How the Ana Gardiner Case Came "to Light" | The Daily Pulp | South Florida | Broward Palm Beach New Times | The Leading Independent News Source in Broward-Palm Beach, Florida

How the Ana Gardiner Case Came "to Light"

Union protesters outside TD Bank in Miami, where they handed out Scott Rothstein fliers that ask "What Other Illegal Activity Are They Capable Of?" (More on this after the jump).

[UPDATED: Just learned from a JAABlog post that a typically weak and negligent Florida Bar investigation regarding the Ana Gardiner case was closed on Howard Scheinberg by bar attorney and grievance committee member Steven J. Hammer. JAABlog reports that Hammer is a "onetime close friend and confidante" of Judge Gardiner. But there's more. Gardiner's "best friend," according to her own testimony, is lobbyist Aleida "Ali" Waldman. Steve Hammer has long had his law office at 440 S. Andrews Ave. Who owns 440 S. Andrews Ave.? Why, a corporation owned by Ali Waldman, of course. To recap: The bar investigation was closed by a onetime Gardiner buddy who is also a tenant of the judge's best friend. And you wonder why there's no justice coming from the Florida Bar?]  
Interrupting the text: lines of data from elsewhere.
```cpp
// ... 1214 lines not shown
              else rb[n - H] = z;
            }
          }
        };
        auto step_full = [&](int si, const double (&r)[H], uint32_t t0) {
          double xp[H];
#pragma unroll
          for (int i = 0; i < H; ++i)
            xp[i] = LOC0 ? __builtin_fma(r[i], psc[i], x[i])
                         : x[i] + __builtin_fma(r[i], psc[i], plc[i]);
          double p0 = 0., p1 = 0.;
#pragma unroll
          for (int i = 0; i < H; ++i) {
            const double u = __builtin_fma(xp[i], cb[i], -ca[i]);
            if (i & 1) p1 = __builtin_fma(u, u, p1);
            else p0 = __builtin_fma(u, u, p0);
          }
          double lo, up;
          halves_f64(p0 + p1, lo, up);
          const double lpp = (-(lo + up)) - a.ksum;
          const float eL = __builtin_amdgcn_exp2f(
              (float)__builtin_fma(lpp - lp, 1.4426950408889634, 16.0));
          const float fl = (float)t0;
          const uint64_t inp = __ballot(__builtin_fabs(lpp) <= 700.);
          const uint64_t inr = inp & inl;
          const uint64_t af = __ballot(fl <= __builtin_fmaf(eL, 0.999996f, -1.0f));
          const uint64_t rf = __ballot(fl > eL * 1.000004f);
          uint64_t accm = inr & af;
          const uint64_t needm = ~(inr & (af | rf)) & kHi;
          if (needm) {
            bool ex = false;
            if (__builtin_amdgcn_inverse_ballot_w64(needm))
              ex = pair_exact(a.seed_lo, a.seed_hi, a.log_npi, g0v + si, chain, h,
                              t0, lpp, lp);
            accm = (accm & ~needm) | (__ballot(ex) & needm);
          }
          const uint64_t mhi = accm & kHi;
          const uint64_t macc = mhi | (mhi >> 32);
#pragma unroll
          for (int i = 0; i < H; ++i) x[i] = sel_f64(macc, x[i], xp[i]);
          lp = sel_f64(macc, lp, lpp);
          inl = (inl & ~macc) | (inp & macc);
          double *row = a.tx + rec * D * a.n;
#pragma unroll
          for (int i = 0; i < H; ++i) st_buf(row, boff, i * bstride, x[i]);
          st_buf_n(a.tlp + rec * a.n, lpbytes, lpoff, lp);
          st_buf32_n(reinterpret_cast<uint32_t *>(a.tacc + rec * a.W), abytes, aoff,
                     (uint32_t)(mhi >> 32));
          ++rec;
        };
        using I0 = std::integral_constant<int, 0>;
        using IA = std::integral_constant<int, QA>;
        using IH = std::integral_constant<int, H>;
        auto run_block = [&]() {
          if (g0v & 1) {
            constexpr int QB = 3 * (H / 2) / 4;
            uint32_t w[4 * NB];
            philox_from(g0v >> 1, w, std::integral_constant<int, QB>{});
            normals(w, std::integral_constant<int, H / 2>{}, IH{}, cA, cB);
            __builtin_amdgcn_s_waitcnt(0);
            step_full(0, cB, w[3 * H] & 0xFFFFu);
            s = 1;
          }
          if (s + 1 < nsv) {
            uint32_t w[4 * NB];
            philox((g0v + s) >> 1, w);
            normals(w, I0{}, IH{}, cA, cB);
            ctA = w[3 * H] >> 16;
            ctB = w[3 * H] & 0xFFFFu;
            if (s == 0) __builtin_amdgcn_s_waitcnt(0);
            PBH_PHASE(2);
            const uint32_t slot = fairv ? simd_wave_slot() : 0u;
            const uint64_t tfair0 =
                fair_relv ? __builtin_amdgcn_s_memrealtime() : 0ull;
            for (; s + 3 < nsv; s += 2) {
              if (fairv) {
                const int64_t el = (int64_t)(__builtin_amdgcn_s_memrealtime() - tfair0);
                fair_prio((uint32_t)((el > 0 ? (uint64_t)el : 0ull) >> fairv) + slot);
              }
              PBH_PHASE_Q(s >> 1, nsv >> 1);
              uint32_t nw[4 * NB];
              double nA[H], nB[H];
              philox(((g0v + s) >> 1) + 1, nw);
              step_full(s, cA, ctA);
              normals(nw, I0{}, IA{}, nA, nB);
              step_full(s + 1, cB, ctB);
              normals(nw, IA{}, IH{}, nA, nB);
  #pragma unroll
              for (int i = 0; i < H; ++i) {
                cA[i] = nA[i];
                cB[i] = nB[i];
              }
              ctA = nw[3 * H] >> 16;
              ctB = nw[3 * H] & 0xFFFFu;
            }
            step_full(s, cA, ctA);
            step_full(s + 1, cB, ctB);
            s += 2;
          }
          if (s < nsv) {
            uint32_t w[4 * NB];
            philox((g0v + s) >> 1, w);
            normals(w, I0{}, IA{}, cA, cB);
            if (s == 0) __builtin_amdgcn_s_waitcnt(0);
            step_full(s, cA, w[3 * H] >> 16);
          }
        };
        if constexpr (SRV) {
          __shared__ int64_t s_cmd[6];
          SrvCmd *const hcmd = reinterpret_cast<SrvCmd *>(a.srv_cmd);
          SrvCmd *const mail = reinterpret_cast<SrvCmd *>(a.srv_mail);
          SrvDone *const donep = reinterpret_cast<SrvDone *>(a.srv_done) + blockIdx.x;
          const bool poller = __builtin_amdgcn_readfirstlane((int)(threadIdx.x >> 6)) == 0;
          const bool direct = (a.srv_mode & 1) != 0;
          const bool relay = blockIdx.x == 0 && !direct;
          uint32_t seen = 0u;
          for (;;) {
            if (poller) {
              const uint64_t tw = __builtin_amdgcn_s_memrealtime();
              const SrvCmd *src = relay ? hcmd : mail;
              uint32_t q;
              u32x4v v;
              for (;;) {
                v = ld16_sys(src);
                q = (uint32_t)__builtin_amdgcn_readfirstlane((int)v.x);
                const uint32_t chk = (uint32_t)__builtin_amdgcn_readfirstlane((int)v.w) >> 24;
                if (q != seen && chk == (q & 0xFFu)) break;
                if (__builtin_amdgcn_s_memrealtime() - tw > (uint64_t)a.srv_idle) {
                  q = 0u;
                  break;
                }
                __builtin_amdgcn_s_sleep(1);
              }
              const uint64_t tsee = __builtin_amdgcn_s_memrealtime();
              if (relay && q) st16_sys(mail, v);
              const uint32_t n = (uint32_t)__builtin_amdgcn_readfirstlane((int)v.y);
              const uint64_t arg =
                  (uint64_t)(uint32_t)__builtin_amdgcn_readfirstlane((int)v.z) |
                  ((uint64_t)(uint32_t)__builtin_amdgcn_readfirstlane((int)v.w) << 32);
              const int64_t g0 = (int64_t)(arg & 0xFFFFFFFFFFFFull);
              const uint32_t fr = (uint32_t)(arg >> 48) & 31u, frel = (uint32_t)(arg >> 53) & 1u;
              const uint32_t op = (uint32_t)(arg >> 54) & 1u;
              s_cmd[0] = q;
              s_cmd[1] = op;
              s_cmd[2] = g0;
              s_cmd[3] = n;
              s_cmd[4] = ((int64_t)frel << 32) | fr;
              s_cmd[5] = (int64_t)tsee;
            }
            __syncthreads();
            const uint32_t q = (uint32_t)__builtin_amdgcn_readfirstlane((int)s_cmd[0]);
            const uint32_t op = (uint32_t)__builtin_amdgcn_readfirstlane((int)s_cmd[1]);
            if (q == 0u || op == kSrvExit) {
              if (poller && q != 0u)
                __hip_atomic_store(&donep->seq, q, __ATOMIC_RELAXED, __HIP_MEMORY_SCOPE_SYSTEM);
              break;
            }
            const int64_t c2 = s_cmd[2], c4 = s_cmd[4];
            g0v = (int64_t)(uint32_t)__builtin_amdgcn_readfirstlane((int)(uint32_t)c2) |
                  ((int64_t)__builtin_amdgcn_readfirstlane((int)(c2 >> 32)) << 32);
            nsv = __builtin_amdgcn_readfirstlane((int)s_cmd[3]);
            fairv = __builtin_amdgcn_readfirstlane((int)(uint32_t)c4);
            fair_relv = __builtin_amdgcn_readfirstlane((int)(c4 >> 32));
            const uint64_t tseen = (uint64_t)s_cmd[5];
            s = 0;
            rec = g0v - a.rec_base;
            if ((uint32_t)((uint64_t)g0v >> 33) != pre_hi) {
              pre_hi = (uint32_t)((uint64_t)g0v >> 33);
              pre = philox_prefix<NB>(16u * (uint32_t)h, chain, pre_hi, a.seed_lo, a.seed_hi);
            }
            run_block();
            __builtin_amdgcn_s_waitcnt(0);
            __syncthreads();
            if (poller) {
              __hip_atomic_store(&donep->t0, tseen, __ATOMIC_RELAXED, __HIP_MEMORY_SCOPE_SYSTEM);
              __hip_atomic_store(&donep->t1, (uint64_t)__builtin_amdgcn_s_memrealtime(),
                                 __ATOMIC_RELAXED, __HIP_MEMORY_SCOPE_SYSTEM);
              __builtin_amdgcn_s_waitcnt(0);
              __hip_atomic_store(&donep->seq, q, __ATOMIC_RELAXED, __HIP_MEMORY_SCOPE_SYSTEM);
            }
            seen = q;
          }
        } else {
          run_block();
        }
        PBH_PHASE(3);
    } else {
      if (a.g0 & 1) {
        PD::draw(a, s_bmt, h, a.g0 >> 1, chain, cA, cB, ctA, ctB);
        step(s, cB, ctB, t1);
        ++s;
      }
      for (; s + 1 < a.n_steps; s += 2) {
        PD::draw(a, s_bmt, h, (a.g0 + s) >> 1, chain, cA, cB, ctA, ctB);
        step(s, cA, ctA, t1);
        step(s + 1, cB, ctB, t1);
      }
      if (s < a.n_steps) {
        PD::draw(a, s_bmt, h, (a.g0 + s) >> 1, chain, cA, cB, ctA, ctB);
        step(s, cA, ctA, t1);
      }
    }
  } else {
    double r[H];
    uint32_t t0 = 0, t1 = 0;
    for (int s = 0; s < a.n_steps; ++s) step(s, r, t0, t1);
  }

  if (active) {
#pragma unroll
    for (int i = 0; i < H; ++i) a.x[(k0 + i) * a.n + c] = x[i];
    if (hi) a.lp[c] = lp;
    if constexpr (mom) {
#pragma unroll
      for (int i = 0; i < H; ++i) {
        a.msum[(k0 + i) * a.n + c] += ms[i];
        a.msq[(k0 + i) * a.n + c] += mq[i];
      }
      if (hi) a.nacc[c] += nacc;
    }
    if (RNG == PBH_RNG_XOSHIRO) xo_store(a, h, c, xs);
  }
  if constexpr (FULL) {
    PBH_PHASE(4);
    PBH_PHASE_STORE(a.rep, wave, lane);
  }
}
template <int L>
__device__ __forceinline__ void gather_f64(double v, double (&all)[L]) {
  if constexpr (L == 2) {
    halves_f64(v, all[0], all[1]);
  } else {
    static_assert(L == 4, "lanes per chain: 2 or 4");
    double ev, od;
    rowpair_f64(v, ev, od);
    halves_f64(ev, all[0], all[2]);
    halves_f64(od, all[1], all[3]);
// ... 1465 lines not shown
```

Here's how the Sun-Sentinel describes how the story regarding Broward Circuit Judge Ana Gardiner that has led to official charges against her became public.

 "Broward prosecutor and Sunrise City Commissioner Sheila Alu, who dined with Gardiner and [former prosecutor Howard] Scheinberg at Timpano's, first brought the judge's alleged misconduct to light."

Wrong. It was New Times that first brought it "to light." Yes, Alu was a key source for the story, but it was this newspaper that brought it to public attention. No surprise here it's basically become an unwritten editorial policy for the Sentinel not to cite or link this blog. Which is understandable. Rothstein, Gardiner, Capellini, Wasserstrom, Gallagher, Eggelletion, Kraft, Ritter, the FBI investigation -- all that and a whole lot more was reported here first. It would be embarrassing to mention it all the time, don't you think?

But the newspaper, although technically wrong, is dead-right that Alu deserves the credit. After she witnessed Gardiner and Scheinberg talking about a first-degree murder trial, she was naturally reluctant to bring it to public attention. As she wrote in her affidavit after my story appeared, "As a law student [at the time] with the hope of becoming an Assistant State Attorney, I was afraid of

making their ex-parte discussion public..." But she couldn't shake her outrage. Later in the affidavit, Alu wrote, "I still felt sickened by the whole experience, as I have always believed that a defendant regardless of the crime has a constitutional right to a fair trial and an unbiased tribunal... knowing this information and not coming forward ate at me."

I know that it ate at her, because Alu told me about it in late 2007 while I was reporting on other matters. She initially told me off the record, with plenty of outrage in her voice, and I was stunned to hear about it. Not only did it violate nearly sacred judicial canons; I realized this was every defendant's worst nightmare. Imagine: The judge and the prosecutor socializing and laughing about your case during your trial. That it was a death penalty case just made it more egregious.

Obviously, I felt it had to be made public but couldn't report it without independent corroboration that was seemingly impossible to get. When Alu was hired as a prosecutor by State Attorney Michael Satz in January 2008, she informed Satz of the ex parte communication between Alu and Scheinberg, who at the time was one of Satz's top prosecutors. Satz told Alu to call the Florida Bar ethics hotline to see if she needed to report it. The Florida Bar told her she had no obligation to report it because she wasn't a lawyer at the time that she heard the conversation. And that was that. 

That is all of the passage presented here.